At Clicks sales increased by 11% in the last quarter, driven by the smaller gifting ranges which drove strong festive season trading. At Foschini growth was benign.
However, analysts don't expect the rest of 2009 to be plain sailing for retailers.
Slow growth
According to official data, SA's economy barely grew in the third quarter of 2008. Moody's Economy.com expects economic activity to be muted until the third or fourth quarter of this year, with GDP growth of just 1.5%.
“One of the imponderables of this year is to what extent job losses will affect retail sales,” says Vianello. “It's a risk for retailers.” But he adds that the declining interest rate and the social grant system will support some spending.
Another risk for food retailers is the stabilisation of food inflation. That's because as inflation eases, the underlying growth driver in food will disappear.
“For retailers it means that their sales growth in the latter part of this year will be compared to past growth with big inflation bases,” says RMB Asset Management analyst Evan Walker.
Retail sales
Mr Price recorded sales growth of 20% for the three months to December. Comparable sales (excluding sales from new stores) grew 15.3%, well above the internal inflation rate of 6.3%. But the home division is still suffering from discerning spending, growing comparable sales by just 1.7%.

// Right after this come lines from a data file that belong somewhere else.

template <class T>
unsigned host_exact_top(const rmi_dataset* ds, int kind, uint64_t N, double* out_f) {
  const uint64_t n = ds->n;
  const T* d_keys = (const T*)ds->d_keys;
  const double sf = (double)N / (double)n;
  const bool use_sf = std::fabs(sf - 1.0) > DBL_EPSILON;
  uint64_t i0 = 0, i1 = n;
  bool repeat = true;
  if (kind == M_ROBUST_LINEAR) {
    uint64_t bnd = (uint64_t)((double)n * 0.0001);
    if (bnd < 1) bnd = 1;
    if (!(bnd * 2 + 1 < n)) return ST_ROBUST_TOO_SMALL;
    i0 = bnd; i1 = n - bnd; repeat = false;
  }
  const size_t PIECE = ((size_t)64 << 20) / sizeof(T);
  T* stage[2] = {(T*)g_pinned.get(PIECE * sizeof(T)), (T*)g_pinned.get(PIECE * sizeof(T))};
  cudaStream_t cs = nullptr;
  cudaEvent_t ev[2] = {nullptr, nullptr};
  bool ok = stage[0] && stage[1] && cudaStreamCreateWithFlags(&cs, cudaStreamNonBlocking) == cudaSuccess &&
            cudaEventCreateWithFlags(&ev[0], cudaEventDisableTiming) == cudaSuccess &&
            cudaEventCreateWithFlags(&ev[1], cudaEventDisableTiming) == cudaSuccess;
  unsigned status = 0;
  if (ok) {
    const int passes = kind == M_NORMAL ? 2 : 1;
    double mean_x = 0.0, mean_y = 0.0, c = 0.0, m2 = 0.0;
    uint64_t cnt = 0;
    double nmean = 0.0, nstd = 0.0;
    const double nf = (double)n;
    T last_key = T();
    uint64_t last_F = 0;
    for (int pass = 0; pass < passes && ok; ++pass) {
      auto issue = [&](uint64_t piece) {
        const uint64_t a = piece * PIECE, b = std::min<uint64_t>(n, a + PIECE);
        cudaMemcpyAsync(stage[piece & 1], d_keys + a, (b - a) * sizeof(T), cudaMemcpyDeviceToHost, cs);
        cudaEventRecord(ev[piece & 1], cs);
      };
      const uint64_t npieces = (n + PIECE - 1) / PIECE;
      if (npieces) issue(0);
      uint64_t F = 0;
      T prev = T();
      for (uint64_t piece = 0; piece < npieces && ok; ++piece) {
        if (cudaEventSynchronize(ev[piece & 1]) != cudaSuccess) { ok = false; break; }
        if (piece + 1 < npieces) issue(piece + 1);
        const T* kb = stage[piece & 1];
        const uint64_t a = piece * PIECE, b = std::min<uint64_t>(n, a + PIECE);
        for (uint64_t i = a; i < b; ++i) {
          const T k = kb[i - a];
          if (i == 0 || k != prev) F = i;
          prev = k;
          if (kind == M_NORMAL) {
            const double x = host_as_float(k);
            if (pass == 0) nmean = nmean + x / nf;
            else { const double d = x - nmean; nstd = nstd + d * d; }
          } else if (i >= i0 && i < i1) {
            const double x = host_as_float(k), y = (double)host_scale(F, sf, use_sf);
            cnt += 1;
            const double dx = x - mean_x;
            const double cf = (double)cnt;
            mean_x = mean_x + dx / cf;
            mean_y = mean_y + (y - mean_y) / cf;
            c = c + dx * (y - mean_y);
            const double dx2 = x - mean_x;
            m2 = m2 + dx * dx2;
          }
        }
        if (b == n && n > 0) { last_key = prev; last_F = F; }
      }
      if (!ok) break;
      if (n > 0) {
        const double x = host_as_float(last_key);
        if (kind == M_NORMAL) {
          if (pass == 0) nmean = nmean + x / nf;
          else { const double d = x - nmean; nstd = nstd + d * d; }
        } else if (repeat) {
          const double y = (double)host_scale(last_F, sf, use_sf);
          cnt += 1;
          const double dx = x - mean_x;
          const double cf = (double)cnt;
          mean_x = mean_x + dx / cf;
          mean_y = mean_y + (y - mean_y) / cf;
          c = c + dx * (y - mean_y);
          const double dx2 = x - mean_x;
          m2 = m2 + dx * dx2;
        }
      }
    }
    if (ok) {
      if (kind == M_NORMAL) {
        out_f[0] = nmean;
        out_f[1] = std::sqrt(nstd / nf);
        out_f[2] = n > 0 ? std::fmax(-INFINITY, (double)host_scale(last_F, sf, use_sf)) : -INFINITY;
      } else {
        double alpha, beta;
        if (cnt == 0) { alpha = 0.0; beta = 0.0; }
        else if (cnt == 1) { alpha = mean_y; beta = 0.0; }
        else {
          const double nm1 = (double)(cnt - 1);
          const double cov = c / nm1, var = m2 / nm1;
          if (!(var >= 0.0)) { status |= ST_NEG_VARIANCE; alpha = 0.0; beta = 0.0; }
          else if (var == 0.0) { alpha = mean_y; beta = 0.0; }
          else { beta = cov / var; alpha = mean_y - beta * mean_x; }
        }
        out_f[0] = alpha; out_f[1] = beta;
      }
    }
  }
  if (cs) { cudaStreamSynchronize(cs); cudaStreamDestroy(cs); }
  for (cudaEvent_t e : ev) if (e) cudaEventDestroy(e);
  g_pinned.put(stage[0]); g_pinned.put(stage[1]);
  if (!ok) return 0x80000000u;
  return status;
}
inline bool serial_top_kind(int kind) {
  return kind == M_LINEAR || kind == M_ROBUST_LINEAR || kind == M_LOGLINEAR || kind == M_NORMAL;
}
inline bool host_exact_kind(int kind) { return kind == M_LINEAR || kind == M_ROBUST_LINEAR || kind == M_NORMAL; }
constexpr uint64_t HOST_EXACT_MIN = (uint64_t)1 << 20;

Truworths grew sales by around 1%, after accounting for inflation of 6% and increased trading space of 11%. “Sales were behind Mr Price,” says Coronation Fund Managers analyst Quinton Ivan, “but headline earnings per share are expected to increase by between 20% and 25%. This is a good result and suggests very good cost controls, the reversal of bad debts, or an increase in gross profit margins because of fewer markdowns.”
Massmart's half-year results increased 13.2% over the prior period with inflation estimated at 9.9%. Particularly pleasing was Game which grew faster than the previous year. “Game is stocking affordable products,” says Vianello. “And consumers are shifting to value.”
Game also fared well in Africa, adds Massmart CEO Grant Pattison. “Africa is in a different cycle, one that is still sheltered by the [recent] commodity boom and Chinese investment. Spending patterns have not been affected — yet.”
Makro's performance was driven by growth in food and wine sales, though food growth was supported by inflation.
However sales at Massbuild declined. “The consumer is averse to spending money on home improvements — and that wasn't only at Builders Warehouse but across the entire DIY category,” says Pattison.
In the six months to December, Shoprite grew turnover by 27.3% to R29,6bn. Growth on a like-for-like basis was 22%. Like Game, Shoprite's non-SA businesses galloped ahead of budget. Rand turnover grew by 50.3%. A contributing factor, says Shoprite, was that most non-SA currencies strengthened against the rand.
While it is clear that some retailers are faring okay in difficult circumstances, investors would be wise to be cautious as this sector will face strong headwinds for the better part of the year.